La música fluye como el tiempo: igual de efímera, sin poder tocarla porque pasa y existe sólo en el momento en que la escuchamos, sin embargo, nos puede alterar la manera de ver el mundo y el lugar que ocupamos en él.
“¡Qué raro pensar que de los tres tiempos, tal como los hemos dividido: el pasado, el presente, el futuro, sea el presente el más difícil, el más inasible! Tan inasible como el punto en el espacio que, si lo imaginamos sin extensión, deja de existir; por eso, tenemos que imaginar que el presente tiene un poco del pasado y otro poco del porvenir”, como sugiere Borges.
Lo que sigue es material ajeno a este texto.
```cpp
extern "C" int ocr_conv1_fwd(const float* x, const float* w, const float* bias, void* y, int Nb, int W, int H,
                             int Cout, int relu, void* stream) {
    if (!x || !w || !bias || !y || (Cout & 7) || Cout > 1024) return OCR_ERR_INVALID;
    if (256 % (Cout >> 3)) return OCR_ERR_INVALID;
    long total = (long)Nb * W * H * (Cout >> 3);
    conv1_fwd_kernel<<<grid_for(total, 2048), 256, 0, (hipStream_t)stream>>>(
        x, w, bias, (bf16_t*)y, Nb, W, H, Cout, relu);
    OCR_CHECK_LAUNCH();
    return OCR_OK;
}
extern "C" int ocr_conv1_wgrad(const float* x, const void* dz, float* dw, float* db, int Nb, int W, int H, int Cout,
                               void* stream) {
    if (!x || !dz || !dw || !db || Cout != 64) return OCR_ERR_INVALID;
    long npix = (long)Nb * W * H;
    int ppb = 1024;
    conv1_wgrad_kernel<<<ceil_div(npix, ppb), 256, 0, (hipStream_t)stream>>>(x, (const bf16_t*)dz, dw, db, Nb, W, H, Cout, ppb);
    OCR_CHECK_LAUNCH();
    return OCR_OK;
}
extern "C" int ocr_eltwise_bf16(int op, const void* a, const void* b, void* out, long n, void* stream) {
    if (!a || !out || (op != 1 && !b) || op < 0 || op > 4 || n <= 0 || (n & 7)) return OCR_ERR_INVALID;
    eltwise_bf16_kernel<<<grid_for(n / 8, 4096), 256, 0, (hipStream_t)stream>>>(op, (const bf16_t*)a, (const bf16_t*)b, (bf16_t*)out, n / 8);
    OCR_CHECK_LAUNCH();
    return OCR_OK;
}
static int conv1_pool_fwd_impl(const float* x, const float* w, const float* bias, void* p, int Nb, int W, int H, int Cout,
                               float* zero, long zero_n, void* codes, void* ones, long ones_n, void* stream) {
    if (!x || !w || !bias || !p || (Cout & 7) || Cout > 1024 || 256 % (Cout >> 3) || (W & 1) || (H & 1)) return OCR_ERR_INVALID;
    if (zero_n < 0 || (zero_n & 3) || (zero_n && (!zero || ((size_t)zero & 15)))) return OCR_ERR_INVALID;
    if (ones_n < 0 || (ones_n & 3) || (ones_n && (!ones || ((size_t)ones & 15)))) return OCR_ERR_INVALID;
    if (codes && (Cout != 64 || ((size_t)codes & 3))) return OCR_ERR_INVALID;
    long total = (long)Nb * (W / 2) * (H / 2) * (Cout >> 3);
#ifdef OCR_EXPERIMENTS
    if (!zero_n && !ones_n && !codes && !conv1_v1() && (long)Nb * (W / 2) * (H / 2) < 0x7fffffffL && (long)Nb * W * H < 0x7fffffffL && (long)W * H < 0x7fffffffL)
        conv1_pool_fwd2_kernel<<<grid_for(total, 2048), 256, 0, (hipStream_t)stream>>>(x, w, bias, (bf16_t*)p, Nb, W, H, Cout);
    else
#endif
    {
        if (codes) conv1_pool_fwd_kernel<true><<<grid_for(total, 2048), 256, 0, (hipStream_t)stream>>>(x, w, bias, (bf16_t*)p, Nb, W, H, Cout, (f32x4*)zero,
                                                                                                          zero_n / 4, (uint32_t*)codes, (u32x4*)ones, ones_n / 4);
        else conv1_pool_fwd_kernel<false><<<grid_for(total, 2048), 256, 0, (hipStream_t)stream>>>(x, w, bias, (bf16_t*)p, Nb, W, H, Cout, (f32x4*)zero,
                                                                                                 zero_n / 4, nullptr, (u32x4*)ones, ones_n / 4);
    }
    OCR_CHECK_LAUNCH();
    return OCR_OK;
}
extern "C" int ocr_conv1_pool_fwd(const float* x, const float* w, const float* bias, void* p, int Nb, int W, int H, int Cout,
                                  void* stream) {
    return conv1_pool_fwd_impl(x, w, bias, p, Nb, W, H, Cout, nullptr, 0, nullptr, nullptr, 0, stream);
}
extern "C" int ocr_conv1_pool_fwd_train(const float* x, const float* w, const float* bias, void* p, int Nb, int W, int H, int Cout,
                                        void* codes, float* zero, long zero_n, void* ones, long ones_n, void* stream) {
    return conv1_pool_fwd_impl(x, w, bias, p, Nb, W, H, Cout, zero, zero_n, codes, ones, ones_n, stream);
}
static int conv1_ppb() {
    static int v = -1;
    if (v < 0) { const char* e = getenv("OCR_CONV1_PPB"); v = e ? atoi(e) : 256; if (v < 32 || v > 1024 || (v & 31)) v = 256; }
    return v;
}
static int conv1_pool_bwd_impl(const float* x, const float* w, const float* bias, const void* dp, float* dw, float* db,
                               int Nb, int W, int H, int Cout, const void* codes, float* slab, void* stream) {
    if (!x || !w || !bias || !dp || (!slab && (!dw || !db)) || Cout != 64 || (W & 1) || (H & 1) || ((size_t)codes & 3)) return OCR_ERR_INVALID;
    long npix = (long)Nb * (W / 2) * (H / 2);
    int ppb = slab ? conv1_ppb() : 256;
#ifdef OCR_EXPERIMENTS
    if (!codes && !slab && !conv1_v1() && npix < 0x7fffffffL - 512 && (long)Nb * W * H < 0x7fffffffL)
        conv1_pool_bwd2_kernel<<<ceil_div(npix, ppb), 256, 0, (hipStream_t)stream>>>(x, w, bias, (const bf16_t*)dp, dw, db, Nb, W, H,
                                                                                     Cout, ppb);
    else
#endif
    {
        if (codes) conv1_pool_bwd_kernel<true><<<ceil_div(npix, ppb), 256, 0, (hipStream_t)stream>>>(x, w, bias, (const bf16_t*)dp, dw, db, Nb, W, H,
                                                                                                   Cout, ppb, (const uint32_t*)codes, slab);
        else conv1_pool_bwd_kernel<false><<<ceil_div(npix, ppb), 256, 0, (hipStream_t)stream>>>(x, w, bias, (const bf16_t*)dp, dw, db, Nb, W, H,
                                                                                               Cout, ppb, nullptr, slab);
    }
    OCR_CHECK_LAUNCH();
    return OCR_OK;
}
extern "C" int ocr_conv1_pool_bwd(const float* x, const float* w, const float* bias, const void* dp, float* dw, float* db,
                                  int Nb, int W, int H, int Cout, void* stream) {
    return conv1_pool_bwd_impl(x, w, bias, dp, dw, db, Nb, W, H, Cout, nullptr, nullptr, stream);
}
extern "C" int ocr_conv1_pool_bwd_codes(const float* x, const float* w, const float* bias, const void* dp, float* dw, float* db,
                                        int Nb, int W, int H, int Cout, const void* codes, void* stream) {
    if (!codes) return OCR_ERR_INVALID;
    return conv1_pool_bwd_impl(x, w, bias, dp, dw, db, Nb, W, H, Cout, codes, nullptr, stream);
}
extern "C" int ocr_conv1_pool_bwd_slab_rows(int Nb, int W, int H) {
    if (Nb <= 0 || W <= 0 || H <= 0 || (W & 1) || (H & 1)) return 0;
    return (int)ceil_div((long)Nb * (W / 2) * (H / 2), (long)conv1_ppb());
}
extern "C" int ocr_conv1_pool_bwd_slab(const float* x, const float* w, const float* bias, const void* dp, int Nb, int W, int H, int Cout,
                                       const void* codes, float* slab, void* stream) {
    if (!slab || ((size_t)slab & 15)) return OCR_ERR_INVALID;
    return conv1_pool_bwd_impl(x, w, bias, dp, nullptr, nullptr, Nb, W, H, Cout, codes, slab, stream);
}
extern "C" int ocr_maxpool_fwd(const void* x, void* y, int Nb, int W, int H, int C, int kw, int kh, void* stream) {
    if (!x || !y || (C & 7) || kw < 1 || kw > 2 || kh < 1 || kh > 2 || W % kw || H % kh) return OCR_ERR_INVALID;
    long total = (long)Nb * (W / kw) * (H / kh) * (C >> 3);
    const bf16_t* xi = (const bf16_t*)x; bf16_t* yo = (bf16_t*)y;
    hipStream_t st = (hipStream_t)stream;
    int gr = grid_for(total, 8192);
    if (kw == 2 && kh == 2) maxpool_fwd_kernel<2, 2><<<gr, 256, 0, st>>>(xi, yo, Nb, W, H, C);
    else if (kw == 1 && kh == 2) maxpool_fwd_kernel<1, 2><<<gr, 256, 0, st>>>(xi, yo, Nb, W, H, C);
    else if (kw == 2 && kh == 1) maxpool_fwd_kernel<2, 1><<<gr, 256, 0, st>>>(xi, yo, Nb, W, H, C);
    else return OCR_ERR_INVALID;
    OCR_CHECK_LAUNCH();
    return OCR_OK;
// ... 272 lines not shown
```

Before: 56360 images/sec.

¿Por qué todo lo que he vivido en los casi setenta y nueve años de vida, me da la impresión que han pasado muy rápido? No lo sé, pero tengo la sensación que el tiempo, en la vida de cada quien, va a galope tendido, como podía habernos explicado Rosalinda.
“Sí, porque cada quien tuvo su hora, quizá menos de una hora entera, acaso un intervalo apenas mensurable en las medidas del tiempo; algo, entre dos instantes, donde cada cual tuvo una existencia. Y que fue Todo”, como sugiere Rilke en su séptima Elegía.
Tal parece que vivimos en el presente, ese que de inmediato se convierte en pasado para asentarse entre la memoria y el olvido, variables con las que alimentamos al porvenir, sin perder la esperanza.